*WHAT IS BEING ASKED*
Reproduce all the entries precisely.

(Records from a data source)

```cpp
#define DVSR_STREAM_MAX_FRAMES 16
typedef struct dvsr_edvr_stream dvsr_edvr_stream;
int dvsr_edvr_stream_create(const dvsr_edvr_config* cfg, int H, int W, int slots, dvsr_edvr_stream** out);
// ... 175 lines not shown
                                  dvsr_stream_t stream);
int dvsr_temporal_gather3_backward(const float* grad_y, float* grad_x, int B, int T, int C, long long HW, int pad_t,
                                   dvsr_stream_t stream);
int dvsr_dynamic_filter_forward(const float* x_center, const float* filter_logits, const float* residual, float* out,
                                int B, int H, int W, int scale, int adapt_official, dvsr_stream_t stream);
int dvsr_dynamic_filter_backward(const float* x_center, const float* filter_logits, const float* grad_out,
                                 float* grad_logits, float* grad_residual, float* grad_x_center, int B, int H, int W,
                                 int scale, int adapt_official, dvsr_stream_t stream);

int dvsr_conv3x3_small_cout(const float* x, const float* w, const float* bias, const float* res, float* y, int N, int C, int H,
                            int W, int Cout, int act, dvsr_stream_t stream);

int dvsr_conv1x1_dual(const float* x, const float* w0, const float* b0, const float* w1, const float* b1, float* y0, float* y1,
                      int N, int Cin, int H, int W, int act, dvsr_stream_t stream);

int dvsr_patch_gather_forward(const float* src, float* dst, const int* py, const int* px, int P, int planes, int H, int W,
                              int edge, int scale, dvsr_stream_t stream);
int dvsr_patch_gather_backward(const float* grad_dst, float* grad_src, const int* py, const int* px, int P, int planes,
                               int H, int W, int edge, int scale, dvsr_stream_t stream);

int dvsr_adam_step(float* const* params, const float* const* grads, float* const* exp_avg,
                   float* const* exp_avg_sq, const long long* numel, int n_tensors, float lr, float beta1,
                   float beta2, float eps, float weight_decay, int step, dvsr_stream_t stream);
int dvsr_sgd_step(float* const* params, const float* const* grads, const long long* numel, int n_tensors,
                  float lr, float weight_decay, dvsr_stream_t stream);
int dvsr_replicate_tensors(const float* const* src, float* const* dst, const long long* numel, int n_tensors, int copies,
                           dvsr_stream_t stream);

size_t dvsr_frame_metrics_workspace_bytes(int C, int H, int W);
int dvsr_frame_metrics(const float* sr, const float* gt, int C, int H, int W, float lo, float hi,
// ... 11 lines not shown
```

Before: 266.0 frames/s.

*RESPONSE FOR THIS EXERCISE*
```cpp
#define DVSR_STREAM_MAX_FRAMES 16
typedef struct dvsr_edvr_stream dvsr_edvr_stream;
int dvsr_edvr_stream_create(const dvsr_edvr_config* cfg, int H, int W, int slots, dvsr_edvr_stream** out);
// ... 175 lines not shown
                                  dvsr_stream_t stream);
int dvsr_temporal_gather3_backward(const float* grad_y, float* grad_x, int B, int T, int C, long long HW, int pad_t,
                                   dvsr_stream_t stream);
int dvsr_dynamic_filter_forward(const float* x_center, const float* filter_logits, const float* residual, float* out,
                                int B, int H, int W, int scale, int adapt_official, dvsr_stream_t stream);
int dvsr_dynamic_filter_backward(const float* x_center, const float* filter_logits, const float* grad_out,
                                 float* grad_logits, float* grad_residual, float* grad_x_center, int B, int H, int W,
                                 int scale, int adapt_official, dvsr_stream_t stream);

int dvsr_conv3x3_small_cout(const float* x, const float* w, const float* bias, const float* res, float* y, int N, int C, int H,
                            int W, int Cout, int act, dvsr_stream_t stream);

int dvsr_conv1x1_dual(const float* x, const float* w0, const float* b0, const float* w1, const float* b1, float* y0, float* y1,
                      int N, int Cin, int H, int W, int act, dvsr_stream_t stream);

int dvsr_patch_gather_forward(const float* src, float* dst, const int* py, const int* px, int P, int planes, int H, int W,
                              int edge, int scale, dvsr_stream_t stream);
int dvsr_patch_gather_backward(const float* grad_dst, float* grad_src, const int* py, const int* px, int P, int planes,
                               int H, int W, int edge, int scale, dvsr_stream_t stream);

int dvsr_adam_step(float* const* params, const float* const* grads, float* const* exp_avg,
                   float* const* exp_avg_sq, const long long* numel, int n_tensors, float lr, float beta1,
                   float beta2, float eps, float weight_decay, int step, dvsr_stream_t stream);
int dvsr_sgd_step(float* const* params, const float* const* grads, const long long* numel, int n_tensors,
                  float lr, float weight_decay, dvsr_stream_t stream);
int dvsr_replicate_tensors(const float* const* src, float* const* dst, const long long* numel, int n_tensors, int copies,
                           dvsr_stream_t stream);

size_t dvsr_frame_metrics_workspace_bytes(int C, int H, int W);
int dvsr_frame_metrics(const float* sr, const float* gt, int C, int H, int W, float lo, float hi,
// ... 11 lines not shown
```

Before: 266.0 frames/s.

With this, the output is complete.